Todo empezó con una abuela. Se llamaba María, y de ella nació algo más que un recuerdo familiar. Alberto y Lucía Villanueva Tormo encontraron en esa relación una forma de mirar la vejez con cariño, respeto y ambición. Amaia Cuida nació para que cuidar no fuera solo asistir, sino conocer.

La startup valenciana desarrolla una aplicación para residencias de mayores que ayuda a recoger historias de vida, gustos, rutinas y necesidades. Su propuesta es sencilla de explicar y difícil de ejecutar: usar la tecnología para que cada persona reciba un trato más personalizado. No un café con leche para todos, sino el café cortado, el zumo o el gesto que reconoce a cada residente.

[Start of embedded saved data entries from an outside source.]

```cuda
__global__ void __launch_bounds__(256) lstm_ln_kernel(int H, const float* __restrict__ gates, long ld_g, const float* __restrict__ c_prev, long ld_cp,
                                                      float* __restrict__ c_out, long ld_co, float* __restrict__ h_out, long ld_h, const float* __restrict__ ln_a,
                                                      const float* __restrict__ ln_b, float eps, float* __restrict__ ln_out, long ld_ln) {
    __shared__ float sh[8];
    const int r = blockIdx.x;
    const float* g = gates + (long)r * ld_g;
    float hv[8];
    float s = 0.f;
#pragma unroll
    for (int u = 0; u < 8; ++u) {
        const int c = threadIdx.x + 256 * u;
        hv[u] = 0.f;
        if (c < H) {
            const float gi = g[c], gf = g[H + c], gg = g[2 * H + c], go = g[3 * H + c];
            const float cp = c_prev == nullptr ? 0.f : c_prev[(long)r * ld_cp + c];
            const float cn = sigmoidf_(gf) * cp + sigmoidf_(gi) * fast_tanh(gg);
            const float hn = sigmoidf_(go) * fast_tanh(cn);
            c_out[(long)r * ld_co + c] = cn;
            h_out[(long)r * ld_h + c] = hn;
            hv[u] = hn;
            s += hn;
        }
    }
    auto bsum = [&](float v) {
#pragma unroll
        for (int o = 16; o > 0; o >>= 1) v += __shfl_xor_sync(0xffffffffu, v, o);
        __syncthreads();
        if ((threadIdx.x & 31) == 0) sh[threadIdx.x >> 5] = v;
        __syncthreads();
        return ((sh[0] + sh[1]) + (sh[2] + sh[3])) + ((sh[4] + sh[5]) + (sh[6] + sh[7]));
    };
    const float mean = bsum(s) / (float)H;
    float q = 0.f;
#pragma unroll
    for (int u = 0; u < 8; ++u) { const int c = threadIdx.x + 256 * u; if (c < H) { const float d = hv[u] - mean; q = fmaf(d, d, q); } }
    const float stdv = sqrtf(bsum(q) / (float)(H - 1));
    const float inv = 1.0f / (stdv + eps);
#pragma unroll
    for (int u = 0; u < 8; ++u) { const int c = threadIdx.x + 256 * u; if (c < H) ln_out[(long)r * ld_ln + c] = __ldg(ln_a + c) * (hv[u] - mean) * inv + __ldg(ln_b + c); }
}

__global__ void maxout_pointwise_kernel(int rows, int H, const float* __restrict__ sums, long ld_s, const int* __restrict__ src_row,
                                        const float* __restrict__ c_prev, long ld_cp, float* __restrict__ c_out, long ld_co, ActView h_out) {
    const long total = (long)rows * H;
    for (long i = blockIdx.x * (long)blockDim.x + threadIdx.x; i < total; i += (long)gridDim.x * blockDim.x) {
        const int r = (int)(i / H), c = (int)(i % H);
        const float* s = sums + (long)r * ld_s;
        const float gi = sigmoidf_(s[c]), gf = sigmoidf_(s[H + c]), go = sigmoidf_(s[2 * H + c]);
        const float gg = fmaxf(s[3 * H + c], s[4 * H + c]);
        const int src = src_row ? src_row[r] : r;
        const float cp = (src < 0 || c_prev == nullptr) ? 0.f : c_prev[(long)src * ld_cp + c];
// ... 229 lines not shown
```

imagecaptioning.pytorch_b200/csrc/vocab.cu:

```cuda
#include <cooperative_groups.h>
#include "common.cuh"
#include "kernels.cuh"

namespace cg = cooperative_groups;

namespace capb200 {

static __device__ unsigned long long g_vocab_seed_salt = 0ull;
int dropout_salt_set_vocab(unsigned long long salt, cudaStream_t st) {
    return cudaMemcpyToSymbolAsync(g_vocab_seed_salt, &salt, sizeof(salt), 0, cudaMemcpyHostToDevice, st) == cudaSuccess ? 0 : 1;
}

namespace {

constexpr int VT = 256;

template <int NT = VT>
__device__ __forceinline__ float block_max(float v, float* scratch) {
#pragma unroll
    for (int o = 16; o > 0; o >>= 1) v = fmaxf(v, __shfl_xor_sync(0xffffffffu, v, o));
    __syncthreads();
    if ((threadIdx.x & 31) == 0) scratch[threadIdx.x >> 5] = v;
    __syncthreads();
    float r = scratch[0];
#pragma unroll
    for (int w = 1; w < NT / 32; ++w) r = fmaxf(r, scratch[w]);
    return r;
}

template <int NT = VT>
__device__ __forceinline__ float block_sum(float v, float* scratch) {
#pragma unroll
    for (int o = 16; o > 0; o >>= 1) v += __shfl_xor_sync(0xffffffffu, v, o);
    __syncthreads();
    if ((threadIdx.x & 31) == 0) scratch[threadIdx.x >> 5] = v;
    __syncthreads();
    float r = 0.f;
#pragma unroll
    for (int w = 0; w < NT / 32; ++w) r += scratch[w];
    return r;
}

template <int NT = VT>
__device__ __forceinline__ void block_argmax(float v, int i, float* sval, int* sidx, float& out_v, int& out_i) {
#pragma unroll
    for (int o = 16; o > 0; o >>= 1) {
        const float ov = __shfl_xor_sync(0xffffffffu, v, o);
        const int oi = __shfl_xor_sync(0xffffffffu, i, o);
        if (ov > v || (ov == v && oi < i)) { v = ov; i = oi; }
    }
    __syncthreads();
    if ((threadIdx.x & 31) == 0) { sval[threadIdx.x >> 5] = v; sidx[threadIdx.x >> 5] = i; }
    __syncthreads();
    out_v = sval[0];
    out_i = sidx[0];
#pragma unroll
    for (int w = 1; w < NT / 32; ++w) {
        const float ov = sval[w];
        const int oi = sidx[w];
        if (ov > out_v || (ov == out_v && oi < out_i)) { out_v = ov; out_i = oi; }
    }
}

__device__ __forceinline__ uint32_t philox_first(uint32_t c0, uint32_t c1, uint32_t c2, uint32_t c3, uint32_t k0, uint32_t k1) {
#pragma unroll
    for (int r = 0; r < 10; ++r) {
        const uint32_t hi0 = __umulhi(0xD2511F53u, c0), lo0 = 0xD2511F53u * c0;
        const uint32_t hi1 = __umulhi(0xCD9E8D57u, c2), lo1 = 0xCD9E8D57u * c2;
        const uint32_t n0 = hi1 ^ c1 ^ k0, n1 = lo1, n2 = hi0 ^ c3 ^ k1, n3 = lo0;
        c0 = n0; c1 = n1; c2 = n2; c3 = n3;
        k0 += 0x9E3779B9u;
        k1 += 0xBB67AE85u;
    }
    return c0;
}

template <int KMAX, int NT, class Red>
__device__ __forceinline__ void vocab_step_row(const VocabStepArgs& a, int r, float* row, Red& red) {
    const int lo = red.lo, hi = red.hi, n = hi - lo;
    float* g = a.logits + (long)r * a.ld + lo;

    if (a.unfinished != nullptr && !a.first_step && a.unfinished[r] == 0) {
        for (int v = threadIdx.x; v < n; v += NT) g[v] = 0.f;
        if (red.lead && threadIdx.x == 0) {
            if (a.tokens_out) a.tokens_out[r] = 0;
// ... 249 lines not shown
    extern __shared__ float row[];
    __shared__ float s_red[NT / 32];
    __shared__ int s_idx[NT / 32];
    __shared__ ClusterSlots cs;
    cg::cluster_group cl = cg::this_cluster();
    const int rank = (int)cl.block_rank();
    const int lo = rank * S;
    RowInCluster<NT> red{s_red, s_idx, &cs, 0, lo, min(a.V1, lo + S), rank == 0};
    vocab_step_row<KMAX, NT>(a, blockIdx.x / cl.num_blocks(), row, red);
}

__global__ void __launch_bounds__(VT) vocab_stats_kernel(const VocabStepArgs a) {
    __shared__ float s_red[VT / 32];
    __shared__ int s_idx[VT / 32];
    const int r = blockIdx.x;
    const int V1 = a.V1;
    const float* g = a.logits + (long)r * a.ld;
    const bool vec = ((V1 & 3) == 0) && ((a.ld & 3) == 0) && ((reinterpret_cast<uintptr_t>(a.logits) & 15) == 0);
    float mx = -INFINITY;
    if (vec) {
        const float4* g4 = reinterpret_cast<const float4*>(g);
        for (int v = threadIdx.x; v < V1 / 4; v += VT) { const float4 x = g4[v]; mx = fmaxf(mx, fmaxf(fmaxf(x.x, x.y), fmaxf(x.z, x.w))); }
    } else {
        for (int v = threadIdx.x; v < V1; v += VT) mx = fmaxf(mx, g[v]);
    }
    mx = block_max(mx, s_red);
    float t0v = -INFINITY, t1v = -INFINITY;
    int t0i = 0x7fffffff, t1i = 0x7fffffff;
    float sum = 0.f;
    auto visit = [&](float x, int v) {
        sum += __expf(x - mx);
        if (x > t1v) {
            if (x > t0v) { t1v = t0v; t1i = t0i; t0v = x; t0i = v; }
            else { t1v = x; t1i = v; }
        }
    };
    if (vec) {
        const float4* g4 = reinterpret_cast<const float4*>(g);
        for (int v = threadIdx.x; v < V1 / 4; v += VT) {
            const float4 x = g4[v];
            visit(x.x, 4 * v); visit(x.y, 4 * v + 1); visit(x.z, 4 * v + 2); visit(x.w, 4 * v + 3);
        }
    } else {
        for (int v = threadIdx.x; v < V1; v += VT) visit(g[v], v);
    }
    sum = block_sum(sum, s_red);
    const float lsum = logf(sum);
    const float m2 = (mx - mx) - lsum, l2 = lsum;
    if (threadIdx.x == 0) a.stats[r] = make_float2(mx, lsum);
    int popped = 0;
    for (int k = 0; k < a.topk; ++k) {
        float ov;
        int oi;
        block_argmax(t0v, t0i, s_red, s_idx, ov, oi);
        if (t0i == oi && oi != 0x7fffffff) {
            const float lastv = t0v;
            const int lasti = t0i;
            t0v = t1v; t0i = t1i;
            t1v = -INFINITY; t1i = 0x7fffffff;
            if (++popped >= 2 && t0i == 0x7fffffff) {
                auto consider = [&](float x, int v) {
                    const bool after = (x < lastv) || (x == lastv && v > lasti);
                    if (after && (x > t0v || (x == t0v && v < t0i))) { t0v = x; t0i = v; }
                };
                if (vec) {
                    const float4* g4 = reinterpret_cast<const float4*>(g);
                    for (int v = threadIdx.x; v < V1 / 4; v += VT) {
                        const float4 x = g4[v];
                        consider(x.x, 4 * v); consider(x.y, 4 * v + 1); consider(x.z, 4 * v + 2); consider(x.w, 4 * v + 3);
                    }
                } else {
                    for (int v = threadIdx.x; v < V1; v += VT) consider(g[v], v);
                }
            }
        }
        if (threadIdx.x == 0) {
            const float lp = (ov - mx) - lsum;
            a.top_val[(long)r * a.topk + k] = a.row_twice(r) ? (lp - m2) - l2 : lp;
            a.top_idx[(long)r * a.topk + k] = oi;
        }
    }
}
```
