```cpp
__global__ __launch_bounds__(256) void refine_threshold_kernel(const float* __restrict__ sval, uint32_t* __restrict__ scnt,
                                                               const uint32_t* __restrict__ probes, const float* __restrict__ qn,
                                                               const uint32_t* __restrict__ xmax_bits, uint32_t B, uint32_t np,
                                                               uint32_t ka, uint32_t cmax, uint32_t d, int rows_f16,
                                                               float* __restrict__ thr, uint32_t* __restrict__ probes2,
                                                               uint32_t* __restrict__ n_refined) {
  const int lane = threadIdx.x & 63;
  const uint32_t q = rfl(blockIdx.x * 4 + (threadIdx.x >> 6));
  if (q >= B) return;
  const float inf = __builtin_huge_valf();
  bool again = false;
  if (scnt[q] > cmax) {
    WaveTopK<1> ta;
// ... 266 lines not shown
```

Baseline: 1.908 million.

## Group queries sharing a threshold list so one wave scores several queries

Moves the per-query pick of the threshold list into prep_queries, then sorts queries by picked list in a single-block bitonic sort and forms items of up to G queries that share a list. A new grouped threshold kernel loads each list block once and computes dot products for all G queries, so row data is reused instead of being reloaded for every query. It adds a serial one-workgroup sort kernel and an extra launch, and limits grouping to B up to 16384 and a bounded nlist.

```diff
diff --git a/fabstir-vectordb_amd/csrc/fvdb_hip.cpp b/fabstir-vectordb_amd/csrc/fvdb_hip.cpp
--- a/fabstir-vectordb_amd/csrc/fvdb_hip.cpp
+++ b/fabstir-vectordb_amd/csrc/fvdb_hip.cpp
@@ -65,6 +65,7 @@
   SC_FINE_ITEMS = 2,
   SC_FINE_HEAD = 3,
   SC_STATS = 4,
+  SC_THR_ITEMS = 10,
 };
 constexpr size_t kScalarsBytes = 64;
 
@@ -75,6 +76,7 @@
   DBuf s_qnorm, s_A;
   DBuf s_qh, s_qn2, s_thr, s_tA, s_pa, s_surv, s_scnt, s_fail, s_mslots;
   DBuf s_sdist, s_probes2;
+  DBuf s_tpick, s_tkeys, s_titems;
   DBuf s_q, s_cpart, s_probes, s_cnt, s_fill, s_eoff, s_ioff, s_entries;
   DBuf s_part, s_scalars, s_ceoff, s_cioff;
   DBuf s_wbase, s_arena;
@@ -189,6 +191,8 @@
   int mfma_wg_segb_tail = num("FVDB_MFMA_WG_SEGB_TAIL", 4);
   uint32_t mfma_cap_a = (uint32_t)std::max(1, num("FVDB_MFMA_CAP_A", 4));
   bool mfma_threshold_pass = has("FVDB_MFMA_THRESHOLD_PASS");
+  static int group(int g) { return g == 0 || g == 4 || g == 8 ? g : 8; }
+  int mfma_threshold_group = group(num("FVDB_MFMA_THRESHOLD_GROUP", 8));
   uint32_t mfma_segb_a = (uint32_t)std::max(1, num("FVDB_MFMA_SEGB_A", 1));
   bool mfma_no_refine = has("FVDB_MFMA_NO_REFINE");
 #ifdef FVDB_MFMA_STAMPS_BUILD
@@ -583,6 +587,21 @@
   return FVDB_OK;
 }
 
+int threshold_group(const fvdb_ivf* ivf, uint32_t B) {
+  const IvfKnobs& kn = ivf_knobs();
+  if (kn.mfma_threshold_pass || B > kThrGroupMaxB || ivf->nlist > kThrGroupMaxLists) return 0;
+  return kn.mfma_threshold_group;
+}
+int threshold_group_scratch(fvdb_ivf* ivf, const Env& E, uint32_t B) {
+  fvdb_ctx* ctx = E.ctx;
+  IvfScratch& S = *E.S;
+  if (!threshold_group(ivf, B)) return FVDB_OK;
+  HIPCHK(ctx, S.s_tpick.ensure((size_t)B * 4));
+  HIPCHK(ctx, S.s_tkeys.ensure((size_t)B * 4));
+  HIPCHK(ctx, S.s_titems.ensure((size_t)B * 4));
+  return FVDB_OK;
+}
+
 int mfma_scratch(fvdb_ivf* ivf, const Env& E, const MfmaPlan& P, uint32_t B, uint32_t np) {
   fvdb_ctx* ctx = E.ctx;
   IvfScratch& S = *E.S;
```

La primera idea no fue la definitiva. Empezaron con una herramienta de comunicación, casi como un Instagram familiar, pero pronto vieron el límite: la información no llegaba a quienes cuidan en el día a día. El giro llegó al entender que la innovación debía bajar al pasillo, al comedor y a la rutina. Ahí entró la IA: entrevistas, perfiles y planes personalizados que se adaptan por semanas.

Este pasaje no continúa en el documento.